Saya masih percaya bahwa musik bisa melakukan apa saja untuk kita. Ia bisa mengantarkan 'imaji' pada alam yang tak terkatakan, melambungkan harapan yang mulai hilang, menguatkan hati yang sedang dirundung gundah yang anehnya kadang tak tahu sebabnya, dan tentu saja ia menciptakan suasana romantik. Bukankah lagu latar dalam sebuah filem makin mempercantik 'adegan'? menambah efek dramatik? dan bahkan tampak hidup?
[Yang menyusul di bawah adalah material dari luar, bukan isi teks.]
# bcaitech1/p4-fr-sorry-math-but-love-you

Hardware: NVIDIA B200
Metric: EfficientSATRN greedy-decode images/sec (higher is better)
Workload: dtype bf16

## Files before the change

### p4-fr-sorry-math-but-love-you_b200/csrc/common.cuh

```cuda
#pragma once
#include <cuda_runtime.h>
#include <cuda_bf16.h>
#include <cuda_fp16.h>
#include <stdint.h>

#if defined(__CUDA_ARCH__) && (__CUDA_ARCH__ < 1000)
#error "frx is written for sm_100a (B200) only"
#endif

namespace frx {

enum Act : int { ACT_NONE = 0, ACT_RELU = 1, ACT_SILU = 2, ACT_SIGMOID = 3, ACT_GELU = 4 };

__device__ __forceinline__ float act_apply(float v, int act) {
  switch (act) {
    case ACT_RELU: return fmaxf(v, 0.f);
    case ACT_SILU: return v / (1.f + expf(-v));
    case ACT_SIGMOID: return 1.f / (1.f + expf(-v));
    case ACT_GELU: return 0.5f * v * (1.f + erff(v * 0.70710678118654752440f));
    default: return v;
  }
}

struct SmemOptIn {
  size_t bytes[64] = {};
  template <class Kernel>
  cudaError_t ensure(Kernel kernel, size_t smem, bool always = false) {
    int dev = 0;
    cudaGetDevice(&dev);
    dev &= 63;
    if ((!always && smem <= 48 * 1024) || (bytes[dev] != 0 && smem <= bytes[dev])) return cudaSuccess;
    cudaError_t e = cudaFuncSetAttribute(kernel, cudaFuncAttributeMaxDynamicSharedMemorySize, (int)smem);
    if (e == cudaSuccess) bytes[dev] = smem;
    return e;
  }
};

#ifndef FRX_ENC_FP16
#define FRX_ENC_FP16 1
#endif
#if FRX_ENC_FP16
typedef __half eh_t;
typedef __half2 eh2_t;
#define FRX_EH_PTX "f16"
__device__ __forceinline__ uint32_t eh2_pack(float lo, float hi) {
  uint32_t r;
  asm("cvt.rn.satfinite.f16x2.f32 %0, %1, %2;\n" : "=r"(r) : "f"(hi), "f"(lo));
  return r;
}
__device__ __forceinline__ eh_t eh_from_float(float f) {
  const uint32_t r = eh2_pack(f, 0.f);
// ... 176 lines not shown
```

### p4-fr-sorry-math-but-love-you_b200/csrc/kernels_bf16.cu

```cuda
#include <cuda_fp16.h>

#include "common.cuh"
#include "kernels.h"

#ifndef FRX_DW_ACC32
#define FRX_DW_ACC32 2
#endif

namespace frx {

namespace {
__device__ __forceinline__ void unpack8(const uint4& u, float (&f)[8]) {
  const uint32_t w[4] = {u.x, u.y, u.z, u.w};
#pragma unroll
  for (int i = 0; i < 4; ++i) {
    const float2 t = eh2_unpack(w[i]);
    f[2 * i] = t.x;
    f[2 * i + 1] = t.y;
  }
}
__device__ __forceinline__ uint4 pack8(const float (&f)[8]) {
  uint32_t w[4];
#pragma unroll
  for (int i = 0; i < 4; ++i) w[i] = eh2_pack(f[2 * i], f[2 * i + 1]);
  return make_uint4(w[0], w[1], w[2], w[3]);
}
}

__global__ void __launch_bounds__(256) stem_conv_bf16_kernel(const float* __restrict__ in, const float* __restrict__ w,
                                                             const float* __restrict__ scale, const float* __restrict__ shift,
                                                             eh_t* __restrict__ out, int B, int Cin, int H, int W,
                                                             int OH, int OW, int Cout) {
  extern __shared__ float ws[];
  for (int i = threadIdx.x; i < Cout * Cin * 9; i += blockDim.x) ws[i] = w[i];
  float* ssc = ws + Cout * Cin * 9;
  float* ssh = ssc + Cout;
  for (int i = threadIdx.x; i < Cout; i += blockDim.x) { ssc[i] = scale[i]; ssh[i] = shift[i]; }
  __syncthreads();
  const int C8 = Cout / 8;
  long long total = (long long)B * OH * OW * C8;
  long long idx = (long long)blockIdx.x * blockDim.x + threadIdx.x;
  if (idx >= total) return;
  const int co0 = (int)(idx % C8) * 8;
  long long pix = idx / C8;
  const int ow = (int)(pix % OW), oh = (int)((pix / OW) % OH), n = (int)(pix / ((long long)OW * OH));
  float acc[8];
#pragma unroll
  for (int j = 0; j < 8; ++j) acc[j] = 0.f;
  for (int ci = 0; ci < Cin; ++ci) {
    const float* ip = in + (((long long)n * Cin + ci) * H + oh * 2) * W + ow * 2;
    float x[9];
#pragma unroll
// ... 16 lines not shown
template <int COUT>
__global__ void __launch_bounds__(128) stem_conv_px_bf16_kernel(const float* __restrict__ in, const float* __restrict__ w,
                                                                const float* __restrict__ scale, const float* __restrict__ shift,
                                                                eh_t* __restrict__ out, int B, int Cin, int H, int W,
                                                                int OH, int OW) {
  extern __shared__ __align__(16) float ws[];
  const int taps = Cin * 9;
  for (int i = threadIdx.x; i < COUT * taps; i += blockDim.x) {
    const int co = i / taps, r = i - co * taps;
    ws[r * COUT + co] = w[i];
  }
  float* ssc = ws + COUT * taps;
  float* ssh = ssc + COUT;
  uint4* stage = reinterpret_cast<uint4*>(ws + ((COUT * taps + 2 * COUT + 3) & ~3));
  for (int i = threadIdx.x; i < COUT; i += blockDim.x) { ssc[i] = scale[i]; ssh[i] = shift[i]; }
  __syncthreads();
  const long long npix = (long long)B * OH * OW, pix0 = (long long)blockIdx.x * blockDim.x;
  const long long pix = min(pix0 + threadIdx.x, npix - 1);
  const int ow = (int)(pix % OW), oh = (int)((pix / OW) % OH), n = (int)(pix / ((long long)OW * OH));
  float acc[COUT];
#pragma unroll
  for (int j = 0; j < COUT; ++j) acc[j] = 0.f;
  for (int ci = 0; ci < Cin; ++ci) {
    const float* ip = in + (((long long)n * Cin + ci) * H + oh * 2) * W + ow * 2;
    float x[9];
#pragma unroll
    for (int kh = 0; kh < 3; ++kh)
#pragma unroll
      for (int kw = 0; kw < 3; ++kw) x[kh * 3 + kw] = __ldg(ip + kh * W + kw);
#pragma unroll
// ... 27 lines not shown
  if (Cout == 24) {
    const long long pixels = (long long)B * OH * OW;
    const int smem24 = ((24 * Cin * 9 + 2 * 24 + 3) & ~3) * sizeof(float) + 128 * 3 * 16;
    stem_conv_px_bf16_kernel<24><<<(unsigned)((pixels + 127) / 128), 128, smem24, st>>>(in, w, scale, shift, out, B, Cin, H, W, OH, OW);
    return;
  }
  long long total = (long long)B * OH * OW * (Cout / 8);
  int smem = (Cout * Cin * 9 + 2 * Cout) * sizeof(float);
  stem_conv_bf16_kernel<<<(unsigned)((total + 255) / 256), 256, smem, st>>>(in, w, scale, shift, out, B, Cin, H, W, OH, OW, Cout);
}

__global__ void __launch_bounds__(256) dwconv3x3_bf16_kernel(const eh_t* __restrict__ in, const float* __restrict__ w,
                                                             const float* __restrict__ scale, const float* __restrict__ shift,
                                                             eh_t* __restrict__ out, int B, int H, int W, int C, int OH,
                                                             int OW, int stride, int pad_t, int pad_l, int act) {
  const int C8 = C >> 3;
  long long total = (long long)B * OH * OW * C8;
  long long idx = (long long)blockIdx.x * blockDim.x + threadIdx.x;
  if (idx >= total) return;
  const int c = (int)(idx % C8) * 8;
  long long pix = idx / C8;
  const int ow = (int)(pix % OW), oh = (int)((pix / OW) % OH), n = (int)(pix / ((long long)OW * OH));
  float acc[8];
#pragma unroll
  for (int j = 0; j < 8; ++j) acc[j] = 0.f;
#pragma unroll
  for (int kh = 0; kh < 3; ++kh) {
    const int ih = oh * stride - pad_t + kh;
    if (ih < 0 || ih >= H) continue;
#pragma unroll
// ... 82 lines not shown

__global__ void __launch_bounds__(256) dwconv_se_mean_kernel(const eh_t* __restrict__ in, const float* __restrict__ w,
                                                             const float* __restrict__ scale, const float* __restrict__ shift,
                                                             eh_t* __restrict__ out, float* __restrict__ mean,
                                                             int H, int W, int C, int OH, int OW, int stride, int pad_t,
                                                             int pad_l, const float* __restrict__ se_w1,
                                                             const float* __restrict__ se_w2, int se_floats) {
  extern __shared__ __align__(16) unsigned char dw_smem[];
  {
    const long long line = ((long long)(blockIdx.y * gridDim.x + blockIdx.x) * blockDim.x + threadIdx.x) * 32;
    if (line < se_floats) {
      asm volatile("prefetch.global.L2 [%0];\n" ::"l"(se_w1 + line));
      asm volatile("prefetch.global.L2 [%0];\n" ::"l"(se_w2 + line));
    }
  }
  uint4* tile = reinterpret_cast<uint4*>(dw_smem);
  float (*red)[64 + 1] = reinterpret_cast<float (*)[64 + 1]>(dw_smem + (size_t)H * W * 8 * 16);
  float* wsm = reinterpret_cast<float*>(dw_smem + (size_t)H * W * 8 * 16 + 32 * 65 * sizeof(float));
  const int n = blockIdx.x, c0 = blockIdx.y * 64;
  const int cg = threadIdx.x & 7, pl = threadIdx.x >> 3;
  const int c = c0 + cg * 8;
  const bool c_ok = c < C;
  const eh_t* ip = in + (long long)n * H * W * C;
  for (int i = threadIdx.x; i < H * W * 8; i += 256) {
    const int px = i >> 3, g = i & 7;
    tile[i] = (c0 + g * 8 < C) ? __ldg(reinterpret_cast<const uint4*>(ip + (long long)px * C + c0 + g * 8)) : make_uint4(0u, 0u, 0u, 0u);
  }
  float sum[8];
#pragma unroll
  for (int j = 0; j < 8; ++j) sum[j] = 0.f;
// ... 62 lines not shown
__global__ void __launch_bounds__(CH * 4) dwconv4_se_mean_kernel(const eh_t* __restrict__ in, const float* __restrict__ w,
                                                                 const float* __restrict__ scale, const float* __restrict__ shift,
                                                                 eh_t* __restrict__ out, float* __restrict__ mean,
                                                                 int H, int W, int C, int OH, int OW, int stride, int pad_t,
                                                                 int pad_l, const float* __restrict__ se_w1,
                                                                 const float* __restrict__ se_w2, int se_floats) {
  constexpr int NT = CH * 4, G8 = CH / 8, G4 = CH / 4;
  extern __shared__ __align__(16) unsigned char dw_smem[];
  {
    const long long line = ((long long)(blockIdx.y * gridDim.x + blockIdx.x) * NT + threadIdx.x) * 32;
    if (line < se_floats) {
      asm volatile("prefetch.global.L2 [%0];\n" ::"l"(se_w1 + line));
      asm volatile("prefetch.global.L2 [%0];\n" ::"l"(se_w2 + line));
    }
  }
  uint4* tile = reinterpret_cast<uint4*>(dw_smem);
  float (*red)[CH + 1] = reinterpret_cast<float (*)[CH + 1]>(dw_smem + (size_t)H * W * G8 * 16);
  const int n = blockIdx.x, c0 = blockIdx.y * CH;
  const eh_t* ip = in + (long long)n * H * W * C;
  for (int i = threadIdx.x; i < H * W * G8; i += NT) {
    const int px = i / G8, g = i - px * G8;
    uint4 v = make_uint4(0u, 0u, 0u, 0u);
    if (c0 + g * 8 < C) {
#if FRX_ENC_FP16
      v = __ldg(reinterpret_cast<const uint4*>(ip + (long long)px * C + c0 + g * 8));
#else
      float x[8];
      unpack8(__ldg(reinterpret_cast<const uint4*>(ip + (long long)px * C + c0 + g * 8)), x);
      const __half2 h0 = __floats2half2_rn(x[0], x[1]), h1 = __floats2half2_rn(x[2], x[3]);
      const __half2 h2 = __floats2half2_rn(x[4], x[5]), h3 = __floats2half2_rn(x[6], x[7]);
// ... 120 lines not shown
    for (int i = 0; i < 16; ++i) s2 += red[i][threadIdx.x];
    mean[(long long)n * C + c0 + threadIdx.x] = s2 / (float)(OH * OW);
  }
}

constexpr int SE_IMGS = 4;
constexpr int SE_ROWS = 4;
__global__ void __launch_bounds__(512, 1) se_fc_kernel(const float* __restrict__ mean, const float* __restrict__ w1,
                                                       const float* __restrict__ b1, const float* __restrict__ w2,
                                                       const float* __restrict__ b2, float* __restrict__ gate, int B, int C,
                                                       int R) {
  extern __shared__ float sm[];
  float* mv = sm;
  float* red = sm + SE_IMGS * C;
  const int n0 = blockIdx.x * SE_IMGS;
  for (int i = threadIdx.x; i < SE_IMGS * C; i += blockDim.x) {
    const int im = i / C;
    mv[i] = n0 + im < B ? mean[(long long)n0 * C + i] : 0.f;
  }
  __syncthreads();
  const int warp = threadIdx.x >> 5, lane = threadIdx.x & 31;
  const int nwarps = blockDim.x >> 5;
  for (int r0 = warp * SE_ROWS; r0 < R; r0 += nwarps * SE_ROWS) {
    float s[SE_ROWS][SE_IMGS];
#pragma unroll
    for (int j = 0; j < SE_ROWS; ++j)
#pragma unroll
      for (int im = 0; im < SE_IMGS; ++im) s[j][im] = 0.f;
#pragma unroll 3
    for (int c4 = lane; c4 < C / 4; c4 += 32) {
// ... 25 lines not shown
    for (int im = 0; im < SE_IMGS; ++im) s[im] = bb;
#pragma unroll 32
    for (int r = 0; r < R; ++r) {
      const float wv = __ldg(w2 + (long long)r * C + c);
#pragma unroll
      for (int im = 0; im < SE_IMGS; ++im) s[im] = fmaf(wv, red[im * R + r], s[im]);
    }
#pragma unroll
    for (int im = 0; im < SE_IMGS; ++im)
      if (n0 + im < B) gate[(long long)(n0 + im) * C + c] = 1.f / (1.f + expf(-s[im]));
  }
}

__global__ void __launch_bounds__(256) se_apply_kernel(eh_t* __restrict__ x, const float* __restrict__ gate,
                                                       long long total8, int HW, int C) {
  long long i = (long long)blockIdx.x * blockDim.x + threadIdx.x;
  if (i >= total8) return;
  const int C8 = C >> 3;
  const int c = (int)(i % C8) * 8;
  const long long n = i / ((long long)C8 * HW);
  uint4* ptr = reinterpret_cast<uint4*>(x) + i;
  float v[8];
  unpack8(*ptr, v);
  const float4 g0 = __ldg(reinterpret_cast<const float4*>(gate + n * C + c));
  const float4 g1 = __ldg(reinterpret_cast<const float4*>(gate + n * C + c + 4));
  v[0] *= g0.x; v[1] *= g0.y; v[2] *= g0.z; v[3] *= g0.w;
  v[4] *= g1.x; v[5] *= g1.y; v[6] *= g1.z; v[7] *= g1.w;
  *ptr = pack8(v);
}

// ... 22 lines not shown

__device__ __forceinline__ uint32_t pack2(float lo, float hi) {
  return eh2_pack(lo, hi);
}
__device__ __forceinline__ void mma16816(float (&c)[4], const uint32_t (&a)[4], uint32_t b0, uint32_t b1) {
  asm("mma.sync.aligned.m16n8k16.row.col.f32." FRX_EH_PTX "." FRX_EH_PTX ".f32 {%0,%1,%2,%3}, {%4,%5,%6,%7}, {%8,%9}, {%0,%1,%2,%3};\n"
      : "+f"(c[0]), "+f"(c[1]), "+f"(c[2]), "+f"(c[3])
      : "r"(a[0]), "r"(a[1]), "r"(a[2]), "r"(a[3]), "r"(b0), "r"(b1));
}

template <int S>
__global__ void __launch_bounds__(S * 2) enc_attn_mma_kernel(const float* __restrict__ qkv,
                                                             eh_t* __restrict__ out,
                                                             int D, int heads, float inv_temp) {
  constexpr int HD = 64, NT = S / 8;
  const int b = blockIdx.x / heads, hh = blockIdx.x % heads;
  const int warp = threadIdx.x >> 5, lane = threadIdx.x & 31, gid = lane >> 2, tig = lane & 3;
  const int ld = 3 * D;
  const float* qb = qkv + (long long)b * S * ld + hh * HD;
  const int i0 = warp * 16;
  float sacc[NT][4];
#pragma unroll
  for (int nt = 0; nt < NT; ++nt)
#pragma unroll
    for (int e = 0; e < 4; ++e) sacc[nt][e] = 0.f;
#pragma unroll
  for (int ks = 0; ks < 4; ++ks) {
    const float* q0 = qb + (long long)(i0 + gid) * ld + 16 * ks + 2 * tig;
    const float* q1 = q0 + 8 * ld;
    const float2 a00 = __ldg(reinterpret_cast<const float2*>(q0)), a10 = __ldg(reinterpret_cast<const float2*>(q1));
// ... 62 lines not shown
  return true;
}

constexpr int C24 = 24, C24_TH = 8, C24_TW = 32, C24_KS = 14;
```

Sayangnya, tetangga kamar dan juga teman baik yang lain tak menyukai musik. Katanya ia adalah tradisi luar, yang menjauhkan kita dari Tuhan. Kami berdebat lama untuk mempertahankan keyakinannya masing-masing. Baginya, ia adalah 'racun'. Sedangkan, bagi saya ia adalah 'alat', bukan tujuan, untuk membuat hati ini mengingat eksistensi sejati. Agak susah meyakinkan dia bahwa ketika saya mendengar lagu Ilir-Ilir ciptaan Sunan Bonang yang dibawakan oleh Kiai Kanjeng Cak Nun mata ini tiba-tiba sebak dan degup jantung lebih cepat dari biasa. Isi dan bunyi gamelan telah menggasak kesadaran akan seluruh semesta. Lamat-lamat muncul bayangan masa kecil, remaja, dewasa dan masa depan, berkelebat singkat. Sepersekian detik, jiwa ini melanting ke langit.

No comments:

Majemuk

Selama abad kelima, orang-orang Yunani menyadari bahwa hukum dan adat istiadat beranekaragam dari satu masyarakat ke yang lain, serta satu t...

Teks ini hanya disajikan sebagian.